Extended Data Figure 1 LC3-interacting protein PCM1 is not required for autophagy.

a, PCM1 associates with LC3, GATE16 and GABARAP. Silver staining of LC3, GATE16 or GABARAP complexes purified from U2OS cells that stably express ZZ–Flag–LC3, ZZ–Flag–GATE16, or ZZ–Flag–GABARAP in normal medium or subjected to 2 h Earle’s balanced salt solution (EBSS) starvation. Both PCM1 and p62 were identified by mass spectrometry analysis. b, PCM1 is not required for autophagy.

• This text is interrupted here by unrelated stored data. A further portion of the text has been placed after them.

@@ -294,7 +318,7 @@
     HIP_TRY(pilot::launch_wide_value(dim3(pilot::clamp_wgs(pl->n_cu, 2, tiles)), s, p, pl->wide_rec));
     if (ev) { HIP_TRY(hipEventRecord(ev[3], s)); ++pl->n_timed; }
     return run_generic(pl, sw, d_P, d_M, reg, num_iter_max, stop_thr, tau, check_period, row_begin, n_rows, row_step, d_emd, d_iters, d_err,
-                       d_flags, s, pl->nan_list, pl->ctrl + pilot::CTRL_NAN_LEN, pl->ctrl + pilot::CTRL_NAN_HEAD);
+                       d_flags, s, pl->nan_list, ctrl + pilot::CTRL_NAN_LEN, ctrl + pilot::CTRL_NAN_HEAD);
 }
 
 pilot::SinkhornSwitches read_switches() {
@@ -302,7 +326,9 @@
     const int debug = dbg ? atoi(dbg) : 0;
     const int no_quad = pilot::test_switch("PILOT_OT_NO_QUAD") ? 1 : 0;
     const char *gw = pilot::test_switch("PILOT_OT_GENERIC_WGS");
-    return {debug, no_quad, gw ? atoi(gw) : 0};
+    const int generic_wgs = gw ? atoi(gw) : 0;
+    const char *tp = pilot::test_switch("PILOT_OT_TWO_PASS_ORDER");
+    return {debug, no_quad, generic_wgs, (tp && *tp && *tp != '0') ? 1 : 0};
 }
 
 }
@@ -318,17 +344,21 @@
     if (rc != PILOT_OT_OK) return rc;
     const pilot::SinkhornSwitches sw = read_switches();
     if (!d_flags) d_flags = pl->flags_ws;
+    auto cleaned = [&](int r, hipStream_t on) {
+        if (r != PILOT_OT_OK) (void)hipMemsetAsync(pl->ctrl, 0, pilot::CTRL_BLOCK_INTS * sizeof(int), on);
+        return r;
+    };
     {
         const int n_rows_g = (row_end - row_begin + row_step - 1) / row_step;
         if (pl->K > MAX_K && pl->K <= WIDE_MAX_K && cost_is_symmetric && precision != PILOT_OT_PREC_GENERIC && precision != PILOT_OT_PREC_F64 &&
             pl->max_cost / reg <= h_max_cost_over_reg() && tau <= pilot::H_MAX_TAU && !pilot::test_switch("PILOT_OT_NO_WIDE")) {
             if (!(f32_floor_ulps > 0.0)) f32_floor_ulps = 8.0;
-            return run_wide(pl, sw, d_P, d_M, reg, num_iter_max, stop_thr, tau, check_period, f32_floor_ulps, row_begin, n_rows_g, row_step, d_emd,
-                            d_iters, d_err, d_flags, static_cast<hipStream_t>(stream));
+            return cleaned(run_wide(pl, sw, d_P, d_M, reg, num_iter_max, stop_thr, tau, check_period, f32_floor_ulps, row_begin, n_rows_g, row_step, d_emd,
+                                    d_iters, d_err, d_flags, static_cast<hipStream_t>(stream)), static_cast<hipStream_t>(stream));
         }
         if (precision == PILOT_OT_PREC_GENERIC || pl->K > MAX_K || pl->max_cost / reg > MAX_COST_OVER_REG)
-            return run_generic(pl, sw, d_P, d_M, reg, num_iter_max, stop_thr, tau, check_period, row_begin, n_rows_g, row_step, d_emd,
-                               d_iters, d_err, d_flags, static_cast<hipStream_t>(stream));
+            return cleaned(run_generic(pl, sw, d_P, d_M, reg, num_iter_max, stop_thr, tau, check_period, row_begin, n_rows_g, row_step, d_emd,
+                                       d_iters, d_err, d_flags, static_cast<hipStream_t>(stream)), static_cast<hipStream_t>(stream));
     }
     precision = pilot_ot_resolve_precision(precision, pl->max_cost / reg, pl->K, cost_is_symmetric, tau);
     bool mixed = false;
@@ -344,18 +374,20 @@
                           : (precision == PILOT_OT_PREC_F32 ? pilot::CFG_F32
                              : (precision == PILOT_OT_PREC_BF16X3 ? pilot::CFG_S32 : (precision == PILOT_OT_PREC_F16X2 ? pilot::CFG_H32 : pilot::CFG_F64)));
     auto run = [&](hipStream_t on) {
+        const bool was_capturing = pl->capturing != 0;
         int r = run_grid(cfg, pl, sw, d_P, d_M, reg, num_iter_max, stop_thr, tau, check_period, f32_floor_ulps, cost_is_symmetric != 0,
                          row_begin, n_rows, row_step, d_emd, d_iters, d_err, d_flags, on, mixed);
         if (r == PILOT_OT_ENOTSUP)
             r = run_generic(pl, sw, d_P, d_M, reg, num_iter_max, stop_thr, tau, check_period, row_begin, n_rows, row_step, d_emd, d_iters,
                             d_err, d_flags, on);
-        return r;
+        return was_capturing ? r : cleaned(r, on);
     };
     if (!pl->graph_mode || pl->timing || n_rows == 0) return run(s);
     const pilot_ot_plan::GraphKey key = {d_P, d_M, d_emd, d_iters, d_err, d_flags, reg, stop_thr, tau, f32_floor_ulps, pl->max_cost, num_iter_max,
                                          check_period, cfg, mixed ? 1 : 0, cost_is_symmetric != 0 ? 1 : 0, row_begin, n_rows, row_step, sw};
     if (pl->gexec && key == pl->gkey) {
         HIP_TRY(hipGraphLaunch(pl->gexec, s));
+        pl->ctrl = pl->gctrl_next;
         return PILOT_OT_OK;
     }
     if (pl->gexec) { (void)hipGraphExecDestroy(pl->gexec); pl->gexec = nullptr; }
@@ -365,14 +397,19 @@
     }
     if (!pl->gstream) HIP_TRY(hipStreamCreateWithFlags(&pl->gstream, hipStreamNonBlocking));
     HIP_TRY(hipStreamBeginCapture(pl->gstream, hipStreamCaptureModeThreadLocal));
+    int *const ctrl_before = pl->ctrl;
+    pl->capturing = 1;
     rc = run(pl->gstream);
+    pl->capturing = 0;
+    pl->gctrl_next = pl->ctrl;
     hipGraph_t graph = nullptr;
     const hipError_t ce = hipStreamEndCapture(pl->gstream, &graph);
+    if (rc != PILOT_OT_OK || ce != hipSuccess) pl->ctrl = ctrl_before;
     if (rc != PILOT_OT_OK) { if (graph) (void)hipGraphDestroy(graph); return rc; }
     if (ce != hipSuccess) { (void)hipGetLastError(); return fail(PILOT_OT_EHIP, "graph capture failed: %s", hipGetErrorString(ce)); }
     const hipError_t ie = hipGraphInstantiate(&pl->gexec, graph, nullptr, nullptr, 0);
     (void)hipGraphDestroy(graph);
-    if (ie != hipSuccess) { (void)hipGetLastError(); pl->gexec = nullptr; return fail(PILOT_OT_EHIP, "graph instantiation failed: %s", hipGetErrorString(ie)); }
+    if (ie != hipSuccess) { (void)hipGetLastError(); pl->gexec = nullptr; pl->ctrl = ctrl_before; return fail(PILOT_OT_EHIP, "graph instantiation failed: %s", hipGetErrorString(ie)); }
     HIP_TRY(hipGraphLaunch(pl->gexec, s));
     return PILOT_OT_OK;
 }
diff --git a/pilot_amd/csrc/quad_kernels.hpp b/pilot_amd/csrc/quad_kernels.hpp
--- a/pilot_amd/csrc/quad_kernels.hpp
+++ b/pilot_amd/csrc/quad_kernels.hpp
@@ -154,6 +154,7 @@
 #pragma unroll
         for (int r = 0; r < NREG; ++r) { A[tl][r] = B[tl][r] = V[tl][r] = 0.f; ACC[tl][r] = 1.f; }
     int res_next = 0, res_end = 0, res_base = 0, qbatch = 0, ibatch = 0, jbatch = 0, draws = 0;
+    const PairMap pmap = pair_map_of(p);
     const bool all_over = p.unequal && *p.unequal != 0;
     if (threadIdx.x < 2 * TILE) (&ovc[0][0])[threadIdx.x] = 0;
     lds_barrier();
@@ -180,7 +181,7 @@
                 if (exhausted) res_end = n_items;
                 res_base = base;
                 const int bi = base + col;
-                qbatch = (p.list && bi < n_items) ? p.list[bi] : bi;
+                qbatch = bi < n_items ? pair_at(p, pmap, bi) : bi;
                 const int qv = bi < n_items ? qbatch : 0;
                 ibatch = p.row_begin + (qv / N) * p.row_step;
                 jbatch = qv % N;
diff --git a/pilot_amd/csrc/sinkhorn_kernels.hpp b/pilot_amd/csrc/sinkhorn_kernels.hpp
--- a/pilot_amd/csrc/sinkhorn_kernels.hpp
+++ b/pilot_amd/csrc/sinkhorn_kernels.hpp
@@ -567,6 +567,7 @@
     int n_pairs;
     const int *list;
     const int *list_len;
+    const int *class_end;
     int row_begin, row_step;
     int max_iter, period;
     double stop_thr, tau, floor_ulps;
@@ -601,6 +602,22 @@
 template <class C> __host__ __device__ constexpr int img_total(int RT) { return img_total_plain<C>(RT) + (C::HALF ? img_total_plain<CfgS32x16>(RT) : 0); }
 
 
+struct PairMap { int end[ORDER_CLASSES - 1]; };
+__device__ inline PairMap pair_map_of(const GridParams &p) {
+    PairMap m;
+#pragma unroll
+    for (int c = 0; c < ORDER_CLASSES - 1; ++c) m.end[c] = p.class_end ? __builtin_amdgcn_readfirstlane(p.class_end[c]) : 0;
+    return m;
+}
+__device__ inline int pair_at(const GridParams &p, const PairMap &m, int item) {
+    if (!p.list) return item;
+    if (!p.class_end) return p.list[item];
+    int at = item;
+#pragma unroll
+    for (int c = 0; c < ORDER_CLASSES - 1; ++c) at = item >= m.end[c] ? item - m.end[c] + (c + 1) * p.n_pairs : at;
+    return p.list[at];
+}
+
 template <typename T> __device__ inline T readlane_t(T x, int k);
 template <> __device__ inline float readlane_t<float>(float x, int k) {
     return __int_as_float(__builtin_amdgcn_readlane(__float_as_int(x), k));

Western blotting analysis of p62, LC3-I/II, PCM1 levels in control or PCM1 shRNA knockdown U2OS cells in normal medium or subjected to rapamycin treatment; quantified LC3-II level was normalized with β-tubulin. c, OFD1 messenger RNA levels remain unchanged upon serum starvation. Quantitative analysis of messenger RNA levels of OFD1 in Atg5+/+ and Atg5 −/− MEFs in normal medium or subjected to 24 h serum starvation. OFD1 mRNA levels were detected by quantitative RT–PCR and plotted after normalization. Similar results were obtained in three independent experiments.

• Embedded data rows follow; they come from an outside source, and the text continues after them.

template <int NJ, bool LIM = false>
__device__ __forceinline__ double slack_of(int code, const double *xs, const double *g, const double *rhs,
                                           const double *lim, const double *v0, const double *maxin, int H, double *bnd,
                                           double dt = 0.0, const double *plim = nullptr)
{
    const int type = code >> 16, i = (code >> 8) & 0xff, jc = code & 0xff, HN = H * NJ;
    if constexpr (LIM) {
        if (type == CT_POSP || type == CT_POSM) {
            const double pos = v0[NJ + jc] + ((double)(i + 1) * dt) * v0[jc];
            if (type == CT_POSP) { const double bb = plim[NJ + jc] - pos; *bnd = bb; return bb - xs[2 * HN + i * NJ + jc]; }
            const double bb = pos - plim[jc]; *bnd = bb; return bb + xs[2 * HN + i * NJ + jc];
        }
    }
    switch (type) {
    case CT_COL: {
        const double rh = rhs[jc * H + i];
        double s = rh;
#pragma unroll
        for (int c = 0; c < NJ; ++c) s += g[(jc * H + i) * NJ + c] * xs[2 * HN + i * NJ + c];
        *bnd = rh;
        return s;
    }
    case CT_VELP: { const double bb = lim[jc] - v0[jc]; *bnd = bb; return bb - xs[HN + i * NJ + jc]; }
    case CT_VELM: { const double bb = lim[jc] + v0[jc]; *bnd = bb; return bb + xs[HN + i * NJ + jc]; }
    case CT_BNDP: { const double bb = maxin[i * NJ + jc]; *bnd = bb; return bb - xs[i * NJ + jc]; }
    default: { const double bb = maxin[i * NJ + jc]; *bnd = bb; return bb + xs[i * NJ + jc]; }
    }
}


__device__ __forceinline__ double ramp_sum(int a, int m)
{
    const int M = m + 1;
    return 0.5 * (double)(M * (2 * a + 1) - m * M);
}
__device__ __forceinline__ double ramp_dot(int a, int b, int m)
{
    const int M = m + 1;
    return 0.25 * (double)(M * (2 * a + 1) * (2 * b + 1) - 2 * (a + b + 1) * m * M + 2 * (m * M * (2 * m + 1) / 3));
}
template <int NJ, bool LIM = false>
__device__ __forceinline__ double gram_ident(int ca, int cp, const double *g, int H, double dt)
{
    const int ta = ca >> 16, ia = (ca >> 8) & 0xff, ja = ca & 0xff;
    const int tp = cp >> 16, ip = (cp >> 8) & 0xff, jp = cp & 0xff;
    const int m = min(ia, ip);
    if constexpr (LIM) {
        const bool pa = ta >= CT_POSP, pp = tp >= CT_POSP;
        if (pa || pp) {
            const double sa = (ta == CT_POSP || ta == CT_VELP) ? -1.0 : 1.0, sp = (tp == CT_POSP || tp == CT_VELP) ? -1.0 : 1.0;
            if (ta == CT_COL) return (sp * g[(ja * H + ia) * NJ + jp]) * ((dt * dt) * (dt * dt) * ramp_dot(ia, ip, m));
            if (tp == CT_COL) return (sa * g[(jp * H + ip) * NJ + ja]) * ((dt * dt) * (dt * dt) * ramp_dot(ia, ip, m));
            if (ja != jp) return 0.0;
            if (pa && pp) return (sa * sp) * ((dt * dt) * (dt * dt) * ramp_dot(ia, ip, m));
            return (sa * sp) * ((dt * dt * dt) * ramp_sum(pa ? ia : ip, m));
        }
    }
    if (ta == CT_COL && tp == CT_COL) {
        double dot = 0.0;
#pragma unroll
        for (int c = 0; c < NJ; ++c) dot += g[(ja * H + ia) * NJ + c] * g[(jp * H + ip) * NJ + c];
        return dot * ((dt * dt) * (dt * dt) * ramp_dot(ia, ip, m));
    }
    if (ta == CT_COL) return g[(ja * H + ia) * NJ + jp] * ((tp == CT_VELP ? -1.0 : 1.0) * (dt * dt * dt) * ramp_sum(ia, m));
    if (tp == CT_COL) return g[(jp * H + ip) * NJ + ja] * ((ta == CT_VELP ? -1.0 : 1.0) * (dt * dt * dt) * ramp_sum(ip, m));
    if (ja != jp) return 0.0;
    return ((ta == tp) ? 1.0 : -1.0) * (dt * dt) * (double)(m + 1);
}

Extended Data Figure 2 PCM1 is required for OFD1 centriolar satellite localization.

a, Representative confocal images of OFD1 and PCM1 localization from control or PCM1 knockdown U2OS cells in normal medium. Data shown represent 100 cells per well in triplicate samples. b, Quantified percentage of cells with PCM1 positive centriolar satellite OFD1 in a. Data shown represent 100 cells per well in triplicate samples. ***P < 0.001, two-tailed unpaired student’s _t_-test. c, LC3 partially colocalizes with PCM1 upon serum starvation. Representative confocal images of Myc–LC3 and PCM1 colocalization in U2OS cells expressing Myc–LC3 in normal medium or subjected to 24 h serum starvation. Arrows denote colocalized LC3 (green) and PCM1 (red) puncta. Data shown represent 100 cells per well in triplicate samples. d, Quantified percentage of cells with colocalization of Myc–LC3 and PCM1 in c. ***P < 0.001, two-tailed unpaired student’s _t_-test. Similar results were observed in three independent experiments.

Extended Data Figure 3 LC3 partially colocalizes with OFD1 but not with γ-tubulin.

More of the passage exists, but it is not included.